1. Rationale for target identification

Plasma triglycerides are a combination of triglyceride-rich lipoproteins and their remnant lipoprotein particles. Although triglycerides themselves are not considered a crucial risk factor for ASCVD, elevated levels of plasma triglyceride-rich lipoproteins and their remnants have been causally linked to ASCVD and explain important concepts of remnant CVD risks.15,16 Elevated triglyceride levels result in the elevation of very low-density lipoprotein (VLDL) and chylomicron remnants, activating cholesteryl ester transfer protein, and increased levels of small, dense LDL-C. These remnant particles and small, dense LDL-C contribute to cholesterol deposition and the growth of atheromatous plaques.17

ApoCIII is a key regulator of triglyceride-rich lipoprotein metabolism (Fig. 2).

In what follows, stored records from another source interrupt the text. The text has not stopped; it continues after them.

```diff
@@ -1594,9 +1601,21 @@
         if (Op* tc = sw.no_tcf ? nullptr : riding_tconv(m, pl, o, 6, a)) {
             const double tb = 4.0 * ((double)B * a.H * a.W * 3 + (double)B * (a.H / 2) * (a.W / 2) * 6);
             if (!sw.pgbwd_old && !a.acc[1] && (size_t)a.H * a.W * 3 * 4 < (size_t)PG_NOWHERE) {
-                const int g = pg_grid<k_pgbwd<3, 2, 3, true, 512, true, false, true, false, true>>(m, ntiles);
-                LAUNCH(m, "pgbwd_tc_3x2_3", bytes + 2 * tb, fl + 4.0 * B * a.H * a.W * 3 * 6,
-                       hipLaunchKernelGGL((k_pgbwd<3, 2, 3, true, 512, true, false, true, false, true>), dim3(g), dim3(512), 0, m->stream, a));
+                int cwx = sw.pgbwd_cw1 ? 0 : 5;
+#ifdef DNNCA_TUNING
+                if (!sw.pgbwd_cw1 && (sw.pgbwd_cwx == 1 || sw.pgbwd_cwx == 4)) cwx = sw.pgbwd_cwx;
+#endif
+#define CWXV(x)                                                                                                         \
+                if (cwx == x) {                                                                                         \
+                    const int g = pg_grid<k_pgbwd<3, 2, 3, true, 512, true, false, true, false, true, x>>(m, ntiles);   \
+                    LAUNCH(m, "pgbwd_tc_3x2_3", bytes + 2 * tb, fl + 4.0 * B * a.H * a.W * 3 * 6,                       \
+                           hipLaunchKernelGGL((k_pgbwd<3, 2, 3, true, 512, true, false, true, false, true, x>), dim3(g), dim3(512), 0, m->stream, a)); \
+                }
+                CWXV(0) CWXV(5)
+#ifdef DNNCA_TUNING
+                CWXV(1) CWXV(4)
+#endif
+#undef CWXV
             } else {
                 const int g = pg_grid<k_pgbwd<3, 2, 3, true, 512, true, false, true>>(m, ntiles);
                 LAUNCH(m, "pgbwd_tc_3x2_3", bytes + 2 * tb, fl + 4.0 * B * a.H * a.W * 3 * 6,
diff --git a/dnncancerannotator_amd/csrc/model.h b/dnncancerannotator_amd/csrc/model.h
--- a/dnncancerannotator_amd/csrc/model.h
+++ b/dnncancerannotator_amd/csrc/model.h
@@ -80,11 +80,13 @@
     bool no_tcf = false, no_tcm = false, no_tconv_ride = false, no_prep_ride = false, no_fold_adam = false, no_pool_fold = false;
     bool no_bwd3v = false, no_vw = false, no_head_in_conv = false, no_label_fusion = false, no_wg_stream = false;
     bool pgbwd_old = false;
+    bool pgbwd_cw1 = false;
     bool fz_up2 = false, fz_all = false, lockstep = false, force_rccl = false;
     std::string fz_only, fzb_only;
     int stamp_c = 0, stamp_ns = 0, stamp_co = 0;
     bool stamps_pf = false;
     int dbg = 0, fzb_dbg = 0, f3f_abl = 0, abl = 0, tail3_variant = 0;
+    int pgbwd_cwx = 5;
     int nblocks = 0, pg_maxocc = 3;
     int tail3_slots = 2048, tail3_lds = 0;
     int lockstep_maxh = 128;
diff --git a/dnncancerannotator_amd/csrc/model.hip b/dnncancerannotator_amd/csrc/model.hip
--- a/dnncancerannotator_amd/csrc/model.hip
+++ b/dnncancerannotator_amd/csrc/model.hip
@@ -52,6 +52,8 @@
     s.no_label_fusion = on("DNNCA_NO_LABEL_FUSION");
     s.no_wg_stream = on("DNNCA_NO_WG_STREAM");
     s.pgbwd_old = on("DNNCA_PGBWD_OLD");
+    s.pgbwd_cw1 = on("DNNCA_PGBWD_CW1");
+    s.pgbwd_cwx = num("DNNCA_PGBWD_CWX", 5);
     s.fz_up2 = on("DNNCA_FZ_UP2");
     s.fz_all = on("DNNCA_FZ_ALL");
     s.lockstep = on("DNNCA_LOCKSTEP");
diff --git a/dnncancerannotator_amd/csrc/pgbwd_tiles.h b/dnncancerannotator_amd/csrc/pgbwd_tiles.h
--- a/dnncancerannotator_amd/csrc/pgbwd_tiles.h
+++ b/dnncancerannotator_amd/csrc/pgbwd_tiles.h
@@ -9,7 +9,12 @@
             lds_barrier();
             pf_transform(okg);
         }
-        if constexpr (CW) {
+        if constexpr (DB) {
+            float4* dump = lds4 + TSUM0 + TSUM4 + tid;
+            tile_commit_all<CO, TW, NT>(preg, okg, lds4 + cb4, dump, tid);
+#pragma unroll
+            for (int s = 0; s < NSRC; ++s) tile_commit_all<C, TW, NT>(prex[s], okx, lds4 + cb4 + TGg::N4 + s * TGx::N4, dump, tid);
+        } else if constexpr (CW) {
             float4* dump = lds4 + TSUM0 + TSUM4 + tid;
             tile_commit_all<CO, TW, NT>(preg, okg, lds4, dump, tid);
 #pragma unroll
@@ -19,10 +24,11 @@
 #pragma unroll
             for (int s = 0; s < NSRC; ++s) tile_commit<C, TW, NT>(prex[s], okx, lds4 + TGg::N4 + s * TGx::N4, tid);
         }
-        lds_barrier();
+        if constexpr (!DB) lds_barrier();
         constexpr int GOFF = 0, XOFF = TGg::N4 * 4;
         const float* gl = ldsf + GOFF;
         const float* xl = ldsf + XOFF;
+        if constexpr (DB) { gl += cb4 * 4; xl += cb4 * 4; }
         STAMP(1);
         float tin[TCF ? 6 : 1];
         if constexpr (TCF) {
@@ -49,6 +55,7 @@
 #pragma unroll
             for (int s = 0; s < NSRC; ++s) okx = tile_issue<C, TW, NT>(prex[s], mpx, p.x[s], nb, nx0, ny0, p.B, p.H, p.W);
         }
+        if constexpr (DB) lds_barrier();
 
         STAMP(2);
         if (DGRAD && ROLE != 2 && !(DBG_FLAGS(p) & 1)) {
@@ -79,6 +86,41 @@
                     constexpr int SPL = (NSRC == 2 && NPASS == 1) ? 2 : 1;
                     constexpr int CS = COd / SPL;
                     constexpr int PER4 = 16 * Gd * CS / 4;
+                    if constexpr (S4) {
+                        static_assert(NCH == 4 && SPL == 2 && 2 * PER4 <= 64 && 2 * 16 * Gd * CS <= 192, "S4: two row segments fit an orow");
+                        static_assert(VW && 2 * NWD == NW, "S4: the upper half of the output rows is free");
+                        const int e = lane / PER4, i4 = lane - e * PER4;
+                        const __amdgpu_buffer_rsrc_t rs_dx1 = __builtin_amdgcn_make_buffer_rsrc(
+                            (void*)(p.dx[1] + (size_t)b * p.H * p.W * C), 0, p.H * p.W * C * 4, PG_RSRC);
+                        if (n < Nd) {
+                            const int sp = cod / CS, cs = cod - sp * CS;
+#pragma unroll
+                            for (int i = 0; i < NCH; ++i) {
+                                float* dst = sp == 0 ? reinterpret_cast<float*>(dta4 + (tys[i] * 4 + txs[i]) * 24)
+                                                     : orow + (i >> 1) * (NWD * 192) + (i & 1) * (16 * Gd * CS);
+#pragma unroll
+                                for (int r = 0; r < 4; ++r) dst[(4 * q + r) * (Gd * CS) + dxp * CS + cs] = d[i][r];
+                            }
+                        }
+                        __builtin_amdgcn_wave_barrier();
+#pragma unroll
+                        for (int h = 0; h < NCH / 2; ++h) {
+                            const int tx = e == 1 ? txs[2 * h + 1] : txs[2 * h], ty = e == 1 ? tys[2 * h + 1] : tys[2 * h];
+                            const int y = y0 + ty, f0 = (x0 + tx * 16 * Gd) * C + 4 * i4;
+                            float4 v = reinterpret_cast<const float4*>(orow + h * (NWD * 192))[lane < 2 * PER4 ? lane : 0];
+                            if (p.mask[1]) {
+                                const float4 xv = *reinterpret_cast<const float4*>(
+                                    xl + (TGx::N4 * 4) + (ty + 1) * LSx + TGx::HL + tx * 16 * Gd * C + 4 * i4);
+                                v.x *= xv.x > 0.f ? 1.0f : p.alpha;
+                                v.y *= xv.y > 0.f ? 1.0f : p.alpha;
+                                v.z *= xv.z > 0.f ? 1.0f : p.alpha;
+                                v.w *= xv.w > 0.f ? 1.0f : p.alpha;
+                            }
+                            const unsigned off = e < 2 ? ((unsigned)y * (unsigned)(p.W * C) + (unsigned)f0) * 4u : PG_NOWHERE;
+                            __builtin_amdgcn_raw_buffer_store_b128(__builtin_bit_cast(pg_u4, v), rs_dx1, off, 0, 0);
+                        }
+                        __builtin_amdgcn_wave_barrier();
+                    } else {
 #pragma unroll
                     for (int i = 0; i < NCH; ++i) {
                         const int tx = txs[i], ty = tys[i], y = y0 + ty;
@@ -135,6 +177,7 @@
                         }
                         __builtin_amdgcn_wave_barrier();
                     }
+                    }
                 }
             }
         }
@@ -332,6 +375,8 @@
         }
         }
         STAMP(4);
+        if constexpr (DB) cb4 = DB0 - cb4;
+        else
         lds_barrier();
         STAMP(5);
         ++it;
```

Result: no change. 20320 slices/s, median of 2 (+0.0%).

It is a potent inhibitor of lipoprotein lipase (LPL), the enzyme responsible for the lipolysis of triglycerides in VLDL and chylomicron particles. In addition, by LPL-independent pathways, ApoCIII inhibits the hepatic clearance of VLDL and chylomicron remnants.18 High plasma apoCIII levels are associated with an increased risk of coronary heart disease (CHD).19 , 20 In addition, loss-of-function mutations in the APOC3 gene are associated with 40% lower triglyceride levels and a 40% lower risk of CHD than observed in individuals without those mutations.21,22 The cardiovascular benefits of serum triglyceride reduction are not consistent.23 However, considering the contribution of triglyceride-rich lipoproteins to atherosclerosis and the association of loss-of-function mutations in the APOC3 gene with a lower risk of CHD, apoCIII appears to be a promising target in the prevention of ASCVD.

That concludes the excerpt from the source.